Now, how do I pick people to be a part of my sample. Do I call all my single buddies in the Westchester area and give them the survey? That would not be a very fair way of doing it. To make the survey valid I MUST randomly select a sample from the population. Random selection means that every person in my population has an equal chance of being selected for the survey. If I can do this, then my sample has a greatly likelihood of actually representing the larger population I am studying. How do I randomly sample my population- I can randomly pick names out of a phonebook (but in a way that is unfair to single people in Westchester who do not have phones)- in other words, finding a truly random sample is not easy.
Another correlational research method is called naturalistic observation (although you can also use it as a descriptive research tool as well). Naturalistic observation is when a researcher attempts to observe their subjects in their natural habitats without interacting with them at all.

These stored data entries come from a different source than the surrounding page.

@@ -657,9 +695,17 @@
     if (b0.prelu1 != b0.n1_g + 4LL*l.H || b0.prelu2 != b0.prelu1 + 1)
       return fail(-1, "vgrad_reduce: unexpected PReLU offsets");
     const long long total = 2LL*l.N + vper*l.nb + 1 + 2*l.nb;
-    int gx = (int)((total + 255)/256);
+    int leaf_wgs = 0; double leaf_bytes = 0;
+    if (leaf) {
+      vp.leaf = *leaf;
+      for (int q = 0; q < leaf->n; ++q) {
+        leaf_wgs += leaf_blocks(leaf->job[q]);
+        leaf_bytes += 4.0*256*leaf_blocks(leaf->job[q])*(leaf->job[q].ns + 2);
+      }
+    }
+    int gx = std::max((int)((total + 255)/256), leaf_wgs);
     if (gx > 1024) gx = 1024;
-    ProfScope prof("vgrad_reduce", 0, 4.0*total*(kReplicas + 2), st);
+    ProfScope prof("vgrad_reduce", 0, 4.0*total*(kReplicas + 2) + leaf_bytes, st);
     hipLaunchKernelGGL(vgrad_reduce_kernel, dim3(gx), dim3(256), 0, st, vp);
     BRV_HIP_OK(hipGetLastError());
   }
@@ -1077,7 +1123,7 @@
 }
 
 int backward_head(const Views& v, const float* params, const float* d_out, float* grads, long long L,
-                  bool bwd_fused, hipStream_t st) {
+                  bool bwd_fused, LeafJobs* leaf, hipStream_t st) {
   const Layout& l = v.l; const int B = v.B; const long long T = v.T; const double BT = v.BT();
   const int BS = B*l.S, ldg = v.ldg(); GemmRowsParams g; WgradParams wg;
   if (!l.causal)
@@ -1094,7 +1140,8 @@
   wg.g = rows_bf16(v.y(), l.Np, T); wg.h = frames_of(d_out, L, l.hop, l.K);
   wg.B = BS; wg.T = (int)T; wg.Gp = l.Np; wg.Hp = l.Kfp;
   wg.out0 = grads + l.dec_w; wg.G0p = l.Np; wg.N0 = l.N; wg.Kout = l.K; wg.ldo = l.K;
-  if (int r = launch_wgrad<A_FRAMES>(wg, st, "wgrad_dec", 2.0*BT*l.S*l.Np + 4.0*BS*L, l.causal ? 384 : 768)) return r;
+  if (int r = launch_wgrad_leaf<A_FRAMES>(wg, v.f32(v.ws.leaf_dec), v.ws.leaf_f, leaf, st, "wgrad_dec",
+                                          2.0*BT*l.S*l.Np + 4.0*BS*L, l.causal ? 384 : kLeafTargetFrames)) return r;
   memset(&g, 0, sizeof(g));
   g.a = rows_bf16(v.dpre(), l.Np, T); g.a.nsrc = l.S;
   g.W = v.prep + l.p_out_b; g.T = (int)T; g.Np = l.Scp; g.Kp = l.S*l.Np;
@@ -1120,7 +1167,8 @@
     wg.B = B; wg.T = (int)T; wg.Gp = l.Np; wg.Hp = l.Scp;
     wg.out0 = grads + l.out_w + (long long)s*l.N*l.Sc; wg.G0p = l.Np; wg.N0 = l.N;
     wg.Kout = l.Sc; wg.ldo = l.Sc; wg.gbias0 = grads + l.out_b + (long long)s*l.N;
-    if (int r = launch_wgrad<A_F32>(wg, st, "wgrad_out", 2.0*BT*l.Np + 4.0*BT*l.Scp, l.causal ? 384 : 256)) return r;
+    if (int r = launch_wgrad_leaf<A_F32>(wg, v.f32(v.ws.leaf_out + v.ws.leaf_out_stride*s), v.ws.leaf_r, leaf, st, "wgrad_out",
+                                         2.0*BT*l.Np + 4.0*BT*l.Scp, l.causal ? 384 : kLeafTargetRows)) return r;
   }
   return 0;
 }
@@ -1261,7 +1309,7 @@
 }
 
 int backward_tail(const Views& v, const float* params, const float* wave, long long wave_stride, float* grads,
-                  long long L, hipStream_t st) {
+                  long long L, LeafJobs* leaf, hipStream_t st) {
   const Layout& l = v.l; const int B = v.B; const long long T = v.T; const double BT = v.BT();
   const int ldg = v.ldg(); GemmRowsParams g; WgradParams wg;
   memset(&g, 0, sizeof(g));
@@ -1280,7 +1328,8 @@
   wg.B = B; wg.T = (int)T; wg.Gp = l.Bnp; wg.Hp = l.Np;
   wg.out0 = grads + l.bott_w; wg.G0p = l.Bnp; wg.N0 = l.Bn; wg.Kout = l.N; wg.ldo = l.N;
   wg.gbias0 = grads + l.bott_b;
-  if (int r = launch_wgrad<A_BF16>(wg, st, "bottleneck_wgrad", 2.0*BT*(l.Bnp + l.Np), 256)) return r;
+  if (int r = launch_wgrad_leaf<A_BF16>(wg, v.f32(v.ws.leaf_bott), v.ws.leaf_r, leaf, st, "bottleneck_wgrad",
+                                        2.0*BT*(l.Bnp + l.Np), kLeafTargetRows)) return r;
   CombineParams cb; memset(&cb, 0, sizeof(cb));
   cb.e0 = v.e0(); cb.w = v.w(); cb.dw1 = v.dw1(); cb.dw = v.dwt(); cb.B = B; cb.T = (int)T;
   cb.Cp = l.Np; cb.C = l.N; cb.S = l.S; cb.stats = v.stat(0); cb.sums = v.sum(0);
@@ -1298,7 +1347,8 @@
   wg.g = rows_bf16(v.dwt(), l.Np, T); wg.h = frames_of(wave, L, l.hop, l.K, wave_stride);
   wg.B = B; wg.T = (int)T; wg.Gp = l.Np; wg.Hp = l.Kfp;
   wg.out0 = grads + l.enc_w; wg.G0p = l.Np; wg.N0 = l.N; wg.Kout = l.K; wg.ldo = l.K;
-  if (int r = launch_wgrad<A_FRAMES>(wg, st, "wgrad_enc", 2.0*BT*l.Np + 4.0*B*L, 768)) return r;
+  if (int r = launch_wgrad_leaf<A_FRAMES>(wg, v.f32(v.ws.leaf_enc), v.ws.leaf_f, leaf, st, "wgrad_enc",
+                                          2.0*BT*l.Np + 4.0*B*L, kLeafTargetFrames)) return r;
   return 0;
 }
 
@@ -1380,7 +1430,7 @@
                     const float* d_out, float* grads, long long L, hipStream_t st) {
   if (int r = causal_init(v, st)) return r;
   BRV_HIP_OK(hipMemsetAsync(v.vg(), 0, v.ws.vg_bytes, st));
-  if (int r = backward_head(v, params, d_out, grads, L, false, st)) return r;
+  if (int r = backward_head(v, params, d_out, grads, L, false, nullptr, st)) return r;
   for (int i = v.l.nb - 1; i >= 0; --i)
     if (int r = backward_causal_block(v, params, grads, i, st)) return r;
   return backward_causal_tail(v, params, wave, wave_stride, grads, L, st);
@@ -1668,14 +1718,15 @@
   const bool head = part == 0, tail = part == nparts - 1;
   const bool bwd_fused = l.fused_fwd() && bwd_fuse_requested() && l.Bnp == 128 && l.Scp == 128 &&
                          l.Hp % HL_CG == 0 && !opt(BRV_OPT_NO_DZ_FUSE) && bf_frames_ok(T);
+  LeafJobs leaf; leaf.n = 0;
   if (head)
-    if (int r = backward_head(v, params, d_out, grads, L, bwd_fused, st)) return r;
+    if (int r = backward_head(v, params, d_out, grads, L, bwd_fused, &leaf, st)) return r;
   for (int i = blk_hi; i >= blk_lo; --i)
     if (int r = backward_block(v, params, i, bwd_fused, st)) return r;
   if (int r = deferred_wgrads(v, params, grads, blk_lo, blk_hi, st)) return r;
   if (tail)
-    if (int r = backward_tail(v, params, wave, wave_stride, grads, L, st)) return r;
-  return reduce_vector_grads(v, grads, st, blk_lo, blk_hi, tail, head);
-}
-
-}
+    if (int r = backward_tail(v, params, wave, wave_stride, grads, L, &leaf, st)) return r;
+  return reduce_vector_grads(v, grads, st, blk_lo, blk_hi, tail, head, &leaf);
+}
+
+}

Pretend I had a hypothesis; marijuana increases hunger (munchies). If I wanted to use naturalistic observation I would find a bunch of pot users and watch them. I would follow them around to parties, watch them smoke, and then see if they eat.
I would never interact with them- but just watch. If I see that every time a pot user smokes they eat, I could claim that smoking and eating are related, but I would NEVER know if the smoking caused the eating (it could be one of a million other things). Once again, at most these types of studies show correlation. The pinnacle of all science if is prove causation.
What Is Correlational Research Used For?
Although they cannot resolve causality, correlational studies are pretty useful. Some variables, such as a disability or mental illness, cannot be ethically manipulated. You can’t ethically give someone depression, for example, even if the intent is to help them get better – this is simply not unethical or moral. Other variables that cannot be manipulated are birth, sex, and age.
Correlations are also useful for making predictions. Once a psychologist recognizes that two variables, A and B, are connected to each other, he or she can make a more precise measure of one from the other. Knowing how much of a change in variable B is produced by a change in variable A allows the psychologist to predict the change in B just by knowing the value of A.
Thirdly, when ethically and morally appropriate, correlational evidence can lead to hypotheses and experiments. A psychologist may want to figure out if a third variable, C, is involved or if A causes B. The opposite could also be true: B might be causing A. had the correlational research not been done, the relationship would not have been detected. This type of research is helpful in many ways.
Final Words on Correlational Research
Just like every other research method, correlational research has its pros and cons. There is plenty of hypotheses that this type is useful for and there is a time and a place to apply it. Understanding what this type is all about can help you to understand it’s application in everyday life, as well.